Biritiba-Ussu, 8 de agosto de 2041
Entre os dias 9 e 12 do agosto de há vinte anos, a Revista Educação promoveu a homenagem de dois grandes educadores – os amigos Sérgio Cortella e Rubem Alves – e a eles juntou o meu nome.
Foi o meu amigo Rubem quem me deu a conhecer a Revista Educação. Acompanhei-no numa colaboração mensal e a mantive, após o seu falecimento. Foi no fraterno convívio, na sua casa brasileira e na minha casa portuguesa, que saboreamos crônicas e notícias, à mistura com cachaça de Minas e vinho tinto do Alentejo.
O Rubem me conduziu à descoberta de Anísio, que defendia a necessidade de mudar a escola, para que esta se tornasse um instrumento de mudança social. O Rubem me levou ao encontro da Nise, do Florestan, da Nilde, do Lauro e de um íntimo Freire, sobre cuja integração na ortodoxa universidade o Rubem escreveu um…“não-parecer”.
Durante a ditadura, muitos mestres educadores se exilaram. No julho de há cinco anos, a morte do Rubem significaria um novo exílio? Este português abrasileirado assistira à segunda morte de Anísio, a morte da memória. Encontrara Freire sequestrado nos arquivos de teses das universidades, quando a sua obra deveria inspirar o labor dos educadores e das escolas. Estranhava não encontrar os livros do Mestre Lauro nas bibliotecas das faculdades de pedagogia. Que Brasil era esse, que ignorava a obra dos seus maiores educadores? Que país era esse, que os mantinha no exílio?

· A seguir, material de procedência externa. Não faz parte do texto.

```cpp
#ifndef TXV_PARK_LAST
#define TXV_PARK_LAST 1
#endif
#ifndef TXV_V4_WAVES
#define TXV_V4_WAVES 2
#endif
#ifndef TXV_EXP_NO_TAIL
#define TXV_EXP_NO_TAIL 0
#endif
#ifndef TXV_EXP_NO_WALK
#define TXV_EXP_NO_WALK 0
#endif
#ifdef TXV_K1B_VGPRS
#define TXV_K1B_VGPR_ATTR __attribute__((amdgpu_num_vgpr(TXV_K1B_VGPRS)))
#else
#define TXV_K1B_VGPR_ATTR
#endif
template <int BLOCK, int WB, int WA, int V>
__global__ void __launch_bounds__(BLOCK, V == 8 ? 2 : TXV_V4_WAVES * BLOCK / 512) TXV_K1B_VGPR_ATTR txv_k_scalarmult_multi(VerifyArgs a) {
  const uint32_t n_grp = (a.n_work + 64u * V - 1u) / (64u * V) * 64u;
  const uint32_t groups = gridDim.x >= 8 ? 8u : 1u;
  const uint32_t grp = blockIdx.x % groups, blocks_in_grp = gridDim.x / groups + (grp < gridDim.x % groups);
  const uint32_t chunk = ((n_grp + groups - 1) / groups + 63u) & ~63u;
  const uint32_t lo = grp * chunk, hi = min(n_grp, lo + chunk);
  const uint32_t stride = blocks_in_grp * BLOCK;
  const uint32_t gwave = (blockIdx.x * BLOCK + threadIdx.x) >> 6;
  uint32_t* park = a.park + (size_t)gwave * (V - 1 + TXV_PARK_LAST) * TXV_PARK_WORDS * 64 + (threadIdx.x & 63);
#if TXV_K1B_PREFETCH
  constexpr int PD = V == 8 ? 2 : 1;
  __shared__ uint4 pf[BLOCK / 64][PD * 8 * 64];
  uint4* wbuf = pf[__builtin_amdgcn_readfirstlane(threadIdx.x >> 6)];
#endif
  for (uint32_t g = lo + (blockIdx.x / groups) * BLOCK + threadIdx.x; g < hi; g += stride) {
    uint32_t act = 0;
#pragma unroll
    for (int h = 0; h < V; ++h) {
      const uint32_t idx = (g & ~63u) * V + 64u * h + (g & 63u);
      if (idx < a.n_work && a.ok_out[a.order ? a.order[idx] : idx] == 2) act |= 1u << h;
    }
#if TXV_K1B_PREFETCH
    if (__builtin_amdgcn_ballot_w64(act != 0) == 0) continue;
#else
    if (!act) continue;
#endif
    ge_ext R;
    fe P;
#pragma unroll 1
    for (int h = 0; h < V; ++h) {
#if TXV_K1B_PREFETCH
      {
        const bool on = act >> h & 1u;
        const uint32_t idx = (g & ~63u) * V + 64u * h + (g & 63u);
        const uint32_t i = on ? (a.order ? a.order[idx] : idx) : 0u;
        uint32_t s[8], k[8];
#pragma unroll
        for (int j = 0; j < 8; ++j) {
          s[j] = on ? a.sig[(size_t)(8 + j) * a.n_pad + i] : 0u;
          k[j] = on ? a.kbuf[(size_t)j * a.n_pad + i] : 0u;
        }
#if TXV_EXP_NO_WALK
        (void)wbuf;
#pragma unroll
        for (int j = 0; j < 8; ++j) { R.X.v[j] = s[j] | 1u; R.Y.v[j] = k[j] | 2u; R.Z.v[j] = s[j] ^ k[j] ^ 5u; R.T.v[j] = 0; }
#else
        R = k1b_walk<WB, WA, PD>(a.btable, a.atables, on ? tab_slot(a, a.val[i]) : 0u, s, k, wbuf);
#endif
      }
#else
      if (act >> h & 1u) {
        const uint32_t idx = (g & ~63u) * V + 64u * h + (g & 63u);
        const uint32_t i = a.order ? a.order[idx] : idx;
        uint32_t s[8], k[8];
#pragma unroll
        for (int j = 0; j < 8; ++j) { s[j] = a.sig[(size_t)(8 + j) * a.n_pad + i]; k[j] = a.kbuf[(size_t)j * a.n_pad + i]; }
        R = double_scalarmult_w2<WB, WA>(a.btable, a.atables + (size_t)tab_slot(a, a.val[i]) * Tab<WA>::kWords, s, k, true);
      } else {
        R = ge_identity();
      }
#endif
      P = h ? fe_mul(P, R.Z) : R.Z;
      if (h < V - 1 || TXV_PARK_LAST) {
        uint32_t* slot = park + h * TXV_PARK_WORDS * 64;
#pragma unroll
        for (int j = 0; j < 8; ++j) {
          slot[j * 64] = R.X.v[j];
          slot[(8 + j) * 64] = R.Y.v[j];
          slot[(16 + j) * 64] = P.v[j];
          slot[(24 + j) * 64] = R.Z.v[j];
        }
      }
    }
#if TXV_EXP_NO_TAIL
    if (act & 1u) a.ok_out[(g & ~63u) * V + (g & 63u)] = P.v[0] == 0x12345u;
    continue;
#endif
    fe inv = verify_invert(P);
#pragma unroll 1
    for (int h = V - 1; h >= 0; --h) {
      fe X, Y, Z, zi;
      if (h == V - 1 && !TXV_PARK_LAST) {
        X = R.X; Y = R.Y; Z = R.Z;
      } else {
        const uint32_t* slot = park + h * TXV_PARK_WORDS * 64;
#pragma unroll
        for (int j = 0; j < 8; ++j) {
          X.v[j] = slot[j * 64];
          Y.v[j] = slot[(8 + j) * 64];
          Z.v[j] = slot[(24 + j) * 64];
        }
      }
      if (h) {
        const uint32_t* prev = park + (h - 1) * TXV_PARK_WORDS * 64;
        fe Pp;
#pragma unroll
        for (int j = 0; j < 8; ++j) Pp.v[j] = prev[(16 + j) * 64];
        zi = fe_mul(inv, Pp);
        inv = fe_mul(inv, Z);
      } else {
        zi = inv;
      }
      if (act >> h & 1u) {
        const uint32_t idx = (g & ~63u) * V + 64u * h + (g & 63u);
        const uint32_t i = a.order ? a.order[idx] : idx;
        uint32_t enc[8];
        ge_encode_zinv(enc, X, Y, zi);
        uint32_t diff = 0;
#pragma unroll
        for (int j = 0; j < 8; ++j) diff |= enc[j] ^ a.sig[(size_t)j * a.n_pad + i];
        a.ok_out[i] = diff == 0;
      }
    }
  }
}

#ifndef TXV_K1B_DYNAMIC
// ... 718 lines not shown
```

Measured before the change: 770.5 million.

## Factor LDS-staged scalar walk into reusable pingpong template with scalar mask constants

```diff
diff --git a/go-txflow_amd/csrc/ed25519_dev.h b/go-txflow_amd/csrc/ed25519_dev.h
--- a/go-txflow_amd/csrc/ed25519_dev.h
+++ b/go-txflow_amd/csrc/ed25519_dev.h
@@ -229,6 +229,112 @@
   }
 }
 
+#ifndef TXV_K1B_PINGPONG
+#define TXV_K1B_PINGPONG 0
+#endif
+template <int N> struct walk_int { static constexpr int value = N; };
+template <int WB, int WA, class Mem, int nB = Tab<WB>::kPositions, int nA = Tab<WA>::kPositions,
+          bool kPair = TXV_K1B_PINGPONG != 0>
+TXV_HD ge10_ext walk_pingpong(Mem& m, const uint32_t s_in[8], const uint32_t k_in[8]) {
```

Esses mestres regressariam do exílio e chegariam ao chão das escolas, durante a década de vinte. Muito pelo engenho e arte do Rubem, que me trouxe para o Brasil, nas páginas de um livrinho (“A Escola com que sempre sonhei”).
Na sua primeira visita à Escola da Ponte, Rubem Alves deteve-se a observar uma menina, que consultava um dicionário. Perguntou-lhe por que o fazia. A menina respondeu:
“Estou a fazer uma lista de palavras “difíceis” deste texto e a escrevê-las de uma maneira mais simples”.
O Rubem insistiu:
“Foi um professor que te mandou fazer essa tarefa?”
“Não.” – disse a menina – “Eu sei o sentido destas palavras. Mas os meus colegas pequeninos ainda não sabem consultar o dicionário. E eu decidi ajudá-los. Assim, eles compreendem o texto”.
Tal como a solidariedade em ato, que o Rubem testemunhou, as crônicas publicadas na Revista Educação não foram mais do que exercícios de escrita solidária. Nelas eu mostrava aos educadores que no Sul morava a nova educação do mundo.
Diziam-me ser uma utopia aquilo que eu escrevia na última página da Revista Educação. Mas, uma utopia é uma possibilidade que pode efetivar-se no momento em que são removidas as circunstâncias provisórias que obstam à sua realização. Tal como o Rubem utópico, também eu desejava “uma escola em que o saber fosse nascendo das perguntas que o corpo fazia”. Ansiava por uma escola em que o ponto de referência não fosse o programa a ser cumprido, mas o inteiro corpo da criança que vivia, se admirava, se encantava, perguntava, provava com a boca, errava, se machucava, brincava – uma escola que fosse iluminada pelo brilho dos inícios.
“Kairós”, palavra grega, significa “o momento oportuno”, tem o mesmo sentido que “Aevum”, que significa “Eternidade”. Quando o amigo Rubem distinguia otimismo de esperança, dizia-nos que o otimismo era da natureza do tempo, enquanto a esperança era da natureza da eternidade. Esperançosamente, após a partida do meu amigo, continuei a perseguir a utopia que me dizia ser possível que aquilo a que chamamos “Escola” pudesse sair de um longo, muito longo Inverno.
Nos idos de vinte, o longo Inverno da Educação deu lugar a tempos luminosos.